Outcomes in Children With Cochlear Implants and Pre-Operative Residual Hearing: Electric Only and Electric-Acoustic Stimulation
In Brief
A clinical study evaluating Electric Acoustic Speech Processor: Electric-acoustic stimulation fitting and Electric Acoustic Speech Processor: Full-electric stimulation fitting for High Frequency Sensorineural Hearing Impairment and Hearing Disorders in Children. Completed, enrolled 28 participants across 1 site.
Detailed Summary
Purpose: Routine clinical care and pilot study data has shown evidence of postoperative hearing preservation in pediatric cochlear implant (CI) recipients. The primary aim of this study is to investigate speech perception performance in pediatric CI recipients with functional pre-operative hearing. Participants: Two cohorts of CI recipients aged 6 through 17 years who had pre-operative low frequency residual hearing.
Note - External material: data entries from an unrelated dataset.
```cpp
extern "C" int ssip_weight_prep_batch(int dtype, int count, const ssip_wprep* items, void* stream) {
  SSIP_REQUIRE(count >= 0 && count <= SSIP_WPREP_MAX && (count == 0 || items), SSIP_ERR_ARG,
               "ssip_weight_prep_batch: count must be 0..%d", SSIP_WPREP_MAX);
  if (count == 0) return SSIP_OK;
  WprepTable tab;
  memset(&tab, 0, sizeof(tab));
  tab.count = count;
  int tiles = 0;
  for (int i = 0; i < count; ++i) {
    const ssip_wprep& e = items[i];
    SSIP_REQUIRE(e.K > 0 && e.C > 0 && e.R > 0 && e.S > 0 && e.Cp >= e.C && e.Sp >= e.S && e.w_kcrs &&
                     (e.w_krsc || e.w_crsk),
                 SSIP_ERR_ARG, "ssip_weight_prep_batch: bad item %d", i);
    tab.it[i] = e;
    tab.tile_start[i] = tiles;
    tiles += ((e.K + 63) / 64) * ((e.Cp + 63) / 64) * e.R * e.Sp;
  }
  tab.tile_start[count] = tiles;
  tab.xcd = 1;
  SSIP_DISPATCH_DTYPE(dtype, T, {
    SSIP_KLAUNCH(weight_prep_batch_kernel<T>, dim3(tiles), dim3(256), 0, (hipStream_t)stream, tab);
  });
  return ::ssip::check_launch("weight_prep_batch");
}

namespace {
struct CounterTable {
  int64_t* p[SSIP_COUNTERS_MAX];
};

__global__ void counters_add_kernel(CounterTable t, int count, int64_t delta) {
  const int i = threadIdx.x;
  if (i < count) t.p[i][0] += delta;
}
}

extern "C" int ssip_counters_add(int count, int64_t* const* ptrs, int64_t delta, void* stream) {
  SSIP_REQUIRE(count >= 0 && count <= SSIP_COUNTERS_MAX && (count == 0 || ptrs), SSIP_ERR_ARG,
               "ssip_counters_add: count must be 0..%d", SSIP_COUNTERS_MAX);
  if (count == 0) return SSIP_OK;
  CounterTable t;
  for (int i = 0; i < count; ++i) {
    SSIP_REQUIRE(ptrs[i], SSIP_ERR_ARG, "ssip_counters_add: null counter %d", i);
    t.p[i] = ptrs[i];
  }
  SSIP_KLAUNCH(counters_add_kernel, dim3(1), dim3(64), 0, (hipStream_t)stream, t, count, delta);
  return ::ssip::check_launch("counters_add");
}
```

Before: 44180 images/s.

## Retile batched weight prep to read contiguous KCRS rows with float4 and vectorized stores

The batched weight-layout kernel now tiles over K and C only, with every R,S position inside one tile. Each block loads whole contiguous KCRS rows with aligned float4 reads into a padded LDS tile. It then writes the KRSC and CRSK layouts with 16-byte packed stores where alignment allows. This replaces strided scalar gathers (one tile per r,s position) with coalesced vector traffic and fewer, larger blocks, at the cost of more complex index walking and LDS-size-driven tile selection on the host.

```diff
diff --git a/semi-supervised-image-processing_amd/csrc/optim.hip b/semi-supervised-image-processing_amd/csrc/optim.hip
--- a/semi-supervised-image-processing_amd/csrc/optim.hip
+++ b/semi-supervised-image-processing_amd/csrc/optim.hip
@@ -131,57 +131,167 @@
   }
 }
 
+constexpr int kWprepLdsElems = 9472;
+constexpr int kWprepMaxVec = 10;
+
 struct WprepTable {
   ssip_wprep it[SSIP_WPREP_MAX];
   int tile_start[SSIP_WPREP_MAX + 1];
+  unsigned char tk[SSIP_WPREP_MAX], tc[SSIP_WPREP_MAX];
   int count;
-  int xcd;
 };
+
+__host__ __device__ inline int wprep_kstride(int c, int rs, int esize) {
+  int ks = c * rs;
+  while (esize == 2 ? (ks & 3) != 2 : !(ks & 1)) ++ks;
+  return ks;
+}
+
+__host__ __device__ inline bool wprep_tile_fits(int tk, int tc, int C, int rs, int esize) {
+  const int c = tc < C ? tc : C;
+  return tk * wprep_kstride(c, rs, esize) <= kWprepLdsElems && tk * ((c * rs + 6) / 4) <= 256 * kWprepMaxVec;
+}
+
+template <typename T, int W>
+struct alignas(sizeof(T) * W) WprepPack {
+  T e[W];
+};
+
+struct WprepWalk {
+  int hi, r, s, lo, dhi, dr, ds, dlo, R, Sp, n;
+  __device__ __forceinline__ WprepWalk(int v, int R_, int Sp_, int n_) : R(R_), Sp(Sp_), n(n_) {
+    split(v, hi, r, s, lo);
+    split(256, dhi, dr, ds, dlo);
+  }
+  __device__ __forceinline__ void split(int v, int& h, int& r_, int& s_, int& l) const {
+    l = v % n;
+    v /= n;
+    s_ = v % Sp;
+    v /= Sp;
+    r_ = v % R;
+    h = v / R;
+  }
+  __device__ __forceinline__ void next() {
+    lo += dlo;
+    if (lo >= n) lo -= n, ++s;
+    s += ds;
+    if (s >= Sp) s -= Sp, ++r;
+    r += dr;
+    if (r >= R) r -= R, ++hi;
+    hi += dhi;
+  }
+};
+
+template <typename T, int W>
+__device__ __forceinline__ void wprep_store_krsc(const ssip_wprep& e, const T* tile, int ks, int k0, int c0, int tke,
+                                                 int nc, int wc) {
+  T* krsc = static_cast<T*>(e.w_krsc);
+  const int RS = e.R * e.S, cv = wc / W, nv = tke * e.R * e.Sp * cv;
+  WprepWalk w(threadIdx.x, e.R, e.Sp, cv);
+  for (int v = threadIdx.x; v < nv; v += 256, w.next()) {
+    const int cl = w.lo * W;
+    const T* src = tile + w.hi * ks + w.r * e.S + w.s;
+    WprepPack<T, W> p;
+#pragma unroll
+    for (int j = 0; j < W; ++j) p.e[j] = (w.s < e.S && cl + j < nc) ? src[(cl + j) * RS] : from_f32<T>(0.f);
+    *reinterpret_cast<WprepPack<T, W>*>(krsc + (((k0 + w.hi) * e.R + w.r) * e.Sp + w.s) * e.Cp + c0 + cl) = p;
+  }
+}
+
+template <typename T, int W>
+__device__ __forceinline__ void wprep_store_crsk(const ssip_wprep& e, const T* tile, int ks, int k0, int c0, int tke,
+                                                 int nc, int wc) {
+  T* crsk = static_cast<T*>(e.w_crsk);
+  const int RS = e.R * e.S, kv = tke / W, nv = wc * e.R * e.Sp * kv;
+  WprepWalk w(threadIdx.x, e.R, e.Sp, kv);
+  for (int v = threadIdx.x; v < nv; v += 256, w.next()) {
+    const int kk = w.lo * W;
+    const T* src = tile + kk * ks + w.hi * RS + w.r * e.S + w.s;
+    const bool in = w.s < e.S && w.hi < nc;
+    WprepPack<T, W> p;
+#pragma unroll
+    for (int j = 0; j < W; ++j) p.e[j] = in ? src[j * ks] : from_f32<T>(0.f);
+    *reinterpret_cast<WprepPack<T, W>*>(crsk + (((c0 + w.hi) * e.R + w.r) * e.Sp + w.s) * e.K + k0 + kk) = p;
+  }
+}
 
 template <typename T>
 __global__ void __launch_bounds__(256) weight_prep_batch_kernel(const WprepTable tab) {
-  __shared__ float tile[64][65];
+  __shared__ T tile[kWprepLdsElems];
+  constexpr int VE = 16 / (int)sizeof(T);
   int b = blockIdx.x, idx = 0;
-  if (tab.xcd) {
+  {
     const int nb = gridDim.x, xcd = b & 7, q = nb >> 3, r = nb & 7;
     b = xcd * q + min(xcd, r) + (b >> 3);
   }
   while (idx + 1 < tab.count && b >= tab.tile_start[idx + 1]) ++idx;
   const ssip_wprep& e = tab.it[idx];
   b -= tab.tile_start[idx];
-  const int rs = b % (e.R * e.Sp);
-  b /= e.R * e.Sp;
-  const int r = rs / e.Sp, s = rs - r * e.Sp;
-  const int ctiles = (e.Cp + 63) / 64;
-  const int k0 = (b / ctiles) * 64, c0 = (b % ctiles) * 64;
-  const int tx = threadIdx.x & 63, ty = threadIdx.x >> 6;
-  T* krsc = static_cast<T*>(e.w_krsc);
-  T* crsk = static_cast<T*>(e.w_crsk);
-  float vals[16];
-#pragma unroll
-  for (int q = 0; q < 16; ++q) {
-    const int k = k0 + ty + 4 * q, c = c0 + tx;
-    vals[q] = (k < e.K && c < e.C && s < e.S) ? e.w_kcrs[(((long)k * e.C + c) * e.R + r) * e.S + s] : 0.f;
-  }
-#pragma unroll
-  for (int q = 0; q < 16; ++q) {
-    const int k = k0 + ty + 4 * q;
-    float v = vals[q];
-    if (e.kscale && k < e.K && c0 + tx < e.C && s < e.S) v *= e.kscale[k];
-    tile[ty + 4 * q][tx] = v;
+  const int TK = tab.tk[idx], TC = tab.tc[idx];
+  const int ktiles = (e.K + TK - 1) / TK;
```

Subjects in Arm 1 (EAS Arm; electric-acoustic stimulation) will present with a post-operative low frequency pure tone average (125, 250, and 500 Hz) of ≤ 75 dB HL, and those in Arm 2 (FES Arm; full-electric stimulation) will present with a post-operative low frequency pure tone average (LFPTA) that exceeds 75 dB HL. Procedures (methods): Subjects will complete speech perception and quality of life testing during post-operative intervals. Subjects in the EAS Arm will be evaluated with combined electric-acoustic stimulation (EAS). Subjects in FES Arm will be evaluated with FES alone.
Study Details
Timeline
Interventions
Electric Acoustic Stimulation for children with post-operative residual low frequency hearing averages of 75 dB HL or better,
Electric Stimulation for children with post-operative residual low frequency hearing averages of 75 dB HL or poorer and pre-operative low frequency hearing averages of 75 dB HL or better.